======== Input material ========
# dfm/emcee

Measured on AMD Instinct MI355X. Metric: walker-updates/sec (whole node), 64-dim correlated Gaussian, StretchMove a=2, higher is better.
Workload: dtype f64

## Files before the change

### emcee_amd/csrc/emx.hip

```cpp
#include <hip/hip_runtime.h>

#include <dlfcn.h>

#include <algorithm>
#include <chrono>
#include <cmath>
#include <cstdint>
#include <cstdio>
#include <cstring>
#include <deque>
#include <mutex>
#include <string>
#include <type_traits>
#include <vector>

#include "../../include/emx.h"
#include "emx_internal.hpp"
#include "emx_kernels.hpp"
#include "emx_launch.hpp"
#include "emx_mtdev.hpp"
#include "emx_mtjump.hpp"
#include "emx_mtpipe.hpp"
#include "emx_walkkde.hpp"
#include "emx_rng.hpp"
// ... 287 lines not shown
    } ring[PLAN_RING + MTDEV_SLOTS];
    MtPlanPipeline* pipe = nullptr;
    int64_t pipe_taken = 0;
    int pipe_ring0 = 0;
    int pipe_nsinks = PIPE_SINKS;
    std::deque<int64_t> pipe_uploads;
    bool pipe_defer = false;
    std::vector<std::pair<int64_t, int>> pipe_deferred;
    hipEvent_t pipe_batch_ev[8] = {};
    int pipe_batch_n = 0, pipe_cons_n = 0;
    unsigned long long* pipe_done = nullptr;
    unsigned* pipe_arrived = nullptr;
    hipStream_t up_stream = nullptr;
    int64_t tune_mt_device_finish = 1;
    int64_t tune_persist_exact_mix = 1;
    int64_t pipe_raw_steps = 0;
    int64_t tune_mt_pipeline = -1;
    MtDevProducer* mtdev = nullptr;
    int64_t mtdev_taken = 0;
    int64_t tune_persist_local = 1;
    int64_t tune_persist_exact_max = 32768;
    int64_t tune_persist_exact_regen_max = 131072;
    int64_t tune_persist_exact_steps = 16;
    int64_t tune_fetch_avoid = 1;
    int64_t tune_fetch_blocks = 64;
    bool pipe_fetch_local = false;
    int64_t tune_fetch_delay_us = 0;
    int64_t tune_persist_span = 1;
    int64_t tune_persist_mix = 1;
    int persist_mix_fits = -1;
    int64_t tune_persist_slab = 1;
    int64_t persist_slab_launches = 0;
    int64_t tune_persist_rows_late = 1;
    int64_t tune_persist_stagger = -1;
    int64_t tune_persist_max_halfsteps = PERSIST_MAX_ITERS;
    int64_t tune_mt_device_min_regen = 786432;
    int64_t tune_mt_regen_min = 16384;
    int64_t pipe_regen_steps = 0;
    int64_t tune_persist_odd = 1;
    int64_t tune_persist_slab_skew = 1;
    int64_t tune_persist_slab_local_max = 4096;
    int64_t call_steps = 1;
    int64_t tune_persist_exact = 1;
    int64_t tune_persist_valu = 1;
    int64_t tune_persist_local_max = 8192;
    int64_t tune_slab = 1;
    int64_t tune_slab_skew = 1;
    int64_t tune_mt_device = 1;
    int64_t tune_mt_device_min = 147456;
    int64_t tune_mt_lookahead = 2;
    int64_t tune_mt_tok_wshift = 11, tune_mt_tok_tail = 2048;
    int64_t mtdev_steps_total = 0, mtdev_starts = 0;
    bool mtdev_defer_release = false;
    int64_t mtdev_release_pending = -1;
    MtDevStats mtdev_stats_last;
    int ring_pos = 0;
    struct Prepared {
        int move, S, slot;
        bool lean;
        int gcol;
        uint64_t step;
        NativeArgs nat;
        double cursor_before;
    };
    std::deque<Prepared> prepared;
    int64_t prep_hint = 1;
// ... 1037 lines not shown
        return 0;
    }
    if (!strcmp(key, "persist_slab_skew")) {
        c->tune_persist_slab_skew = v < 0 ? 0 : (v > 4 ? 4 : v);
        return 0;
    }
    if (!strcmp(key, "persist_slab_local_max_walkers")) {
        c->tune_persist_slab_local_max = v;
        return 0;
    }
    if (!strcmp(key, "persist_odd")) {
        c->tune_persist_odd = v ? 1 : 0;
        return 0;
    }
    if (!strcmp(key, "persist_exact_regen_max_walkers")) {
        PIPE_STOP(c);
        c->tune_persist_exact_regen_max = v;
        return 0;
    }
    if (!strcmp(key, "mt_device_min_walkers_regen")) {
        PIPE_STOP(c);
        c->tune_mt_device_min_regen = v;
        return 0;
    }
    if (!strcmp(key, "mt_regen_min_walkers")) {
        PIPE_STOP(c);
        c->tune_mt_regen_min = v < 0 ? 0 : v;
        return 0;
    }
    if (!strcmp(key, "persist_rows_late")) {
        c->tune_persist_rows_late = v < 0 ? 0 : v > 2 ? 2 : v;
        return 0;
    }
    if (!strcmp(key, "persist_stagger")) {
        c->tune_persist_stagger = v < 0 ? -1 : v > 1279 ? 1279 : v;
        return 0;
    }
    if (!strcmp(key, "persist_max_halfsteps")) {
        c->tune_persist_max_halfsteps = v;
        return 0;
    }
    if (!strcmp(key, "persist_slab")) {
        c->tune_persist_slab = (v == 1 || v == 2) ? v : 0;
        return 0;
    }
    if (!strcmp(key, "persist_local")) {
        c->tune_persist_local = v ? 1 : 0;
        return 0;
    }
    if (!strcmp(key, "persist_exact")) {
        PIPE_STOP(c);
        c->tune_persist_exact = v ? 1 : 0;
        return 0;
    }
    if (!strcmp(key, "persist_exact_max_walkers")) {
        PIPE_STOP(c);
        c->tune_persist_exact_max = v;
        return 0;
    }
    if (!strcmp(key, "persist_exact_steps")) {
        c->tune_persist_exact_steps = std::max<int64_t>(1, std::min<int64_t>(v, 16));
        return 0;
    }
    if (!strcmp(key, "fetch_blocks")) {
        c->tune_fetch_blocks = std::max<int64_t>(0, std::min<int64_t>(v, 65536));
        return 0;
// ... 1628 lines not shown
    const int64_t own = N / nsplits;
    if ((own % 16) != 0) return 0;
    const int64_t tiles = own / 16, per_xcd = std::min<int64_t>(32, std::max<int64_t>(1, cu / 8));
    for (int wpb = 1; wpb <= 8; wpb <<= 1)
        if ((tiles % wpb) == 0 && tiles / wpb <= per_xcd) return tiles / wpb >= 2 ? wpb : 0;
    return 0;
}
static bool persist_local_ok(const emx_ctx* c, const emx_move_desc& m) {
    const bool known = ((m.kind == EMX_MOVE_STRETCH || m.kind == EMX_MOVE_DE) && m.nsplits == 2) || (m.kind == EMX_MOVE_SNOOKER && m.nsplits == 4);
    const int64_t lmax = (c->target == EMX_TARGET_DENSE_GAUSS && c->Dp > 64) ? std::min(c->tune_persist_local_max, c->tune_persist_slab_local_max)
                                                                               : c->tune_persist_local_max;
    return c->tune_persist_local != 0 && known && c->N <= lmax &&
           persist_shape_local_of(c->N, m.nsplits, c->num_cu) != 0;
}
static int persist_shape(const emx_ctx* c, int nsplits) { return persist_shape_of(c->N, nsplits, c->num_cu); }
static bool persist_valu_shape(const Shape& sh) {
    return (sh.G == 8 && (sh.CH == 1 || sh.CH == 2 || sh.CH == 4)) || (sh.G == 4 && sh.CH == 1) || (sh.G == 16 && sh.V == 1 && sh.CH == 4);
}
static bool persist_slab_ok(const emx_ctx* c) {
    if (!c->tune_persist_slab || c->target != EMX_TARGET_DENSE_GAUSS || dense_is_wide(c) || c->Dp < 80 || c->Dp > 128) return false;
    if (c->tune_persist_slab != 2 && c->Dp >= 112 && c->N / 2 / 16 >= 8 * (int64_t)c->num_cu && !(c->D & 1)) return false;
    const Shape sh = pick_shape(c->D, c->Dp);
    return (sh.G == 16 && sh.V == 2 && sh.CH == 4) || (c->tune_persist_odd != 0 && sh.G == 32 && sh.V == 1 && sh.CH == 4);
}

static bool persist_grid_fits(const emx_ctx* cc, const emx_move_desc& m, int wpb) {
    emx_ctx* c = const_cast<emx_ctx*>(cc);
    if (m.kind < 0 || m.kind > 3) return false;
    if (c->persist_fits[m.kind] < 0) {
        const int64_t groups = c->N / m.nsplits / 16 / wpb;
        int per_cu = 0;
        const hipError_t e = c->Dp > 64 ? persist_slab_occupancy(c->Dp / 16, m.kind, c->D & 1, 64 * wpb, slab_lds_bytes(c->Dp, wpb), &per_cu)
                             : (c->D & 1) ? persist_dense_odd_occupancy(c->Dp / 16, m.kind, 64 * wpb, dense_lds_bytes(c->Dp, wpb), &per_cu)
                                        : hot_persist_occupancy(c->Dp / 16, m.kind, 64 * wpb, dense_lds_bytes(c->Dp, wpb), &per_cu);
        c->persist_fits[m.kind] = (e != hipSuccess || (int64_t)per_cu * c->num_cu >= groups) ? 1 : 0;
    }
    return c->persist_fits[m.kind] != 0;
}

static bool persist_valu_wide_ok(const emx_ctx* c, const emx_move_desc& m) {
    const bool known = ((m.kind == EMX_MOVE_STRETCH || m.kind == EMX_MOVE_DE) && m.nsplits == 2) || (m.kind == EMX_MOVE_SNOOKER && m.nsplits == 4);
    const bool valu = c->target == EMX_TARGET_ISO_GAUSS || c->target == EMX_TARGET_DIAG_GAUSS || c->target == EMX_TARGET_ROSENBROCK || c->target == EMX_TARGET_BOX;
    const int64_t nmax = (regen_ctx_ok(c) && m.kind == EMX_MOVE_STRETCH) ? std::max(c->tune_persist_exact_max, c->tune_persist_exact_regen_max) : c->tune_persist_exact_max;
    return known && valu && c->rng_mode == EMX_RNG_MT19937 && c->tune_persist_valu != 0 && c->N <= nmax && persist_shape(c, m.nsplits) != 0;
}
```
========
◆ **Aim of the exercise**
Please show, exactly as written, every line above that contains the word "vector".

◆ **Solution for this task**
#include <vector>
    std::vector<std::pair<int64_t, int>> pipe_deferred;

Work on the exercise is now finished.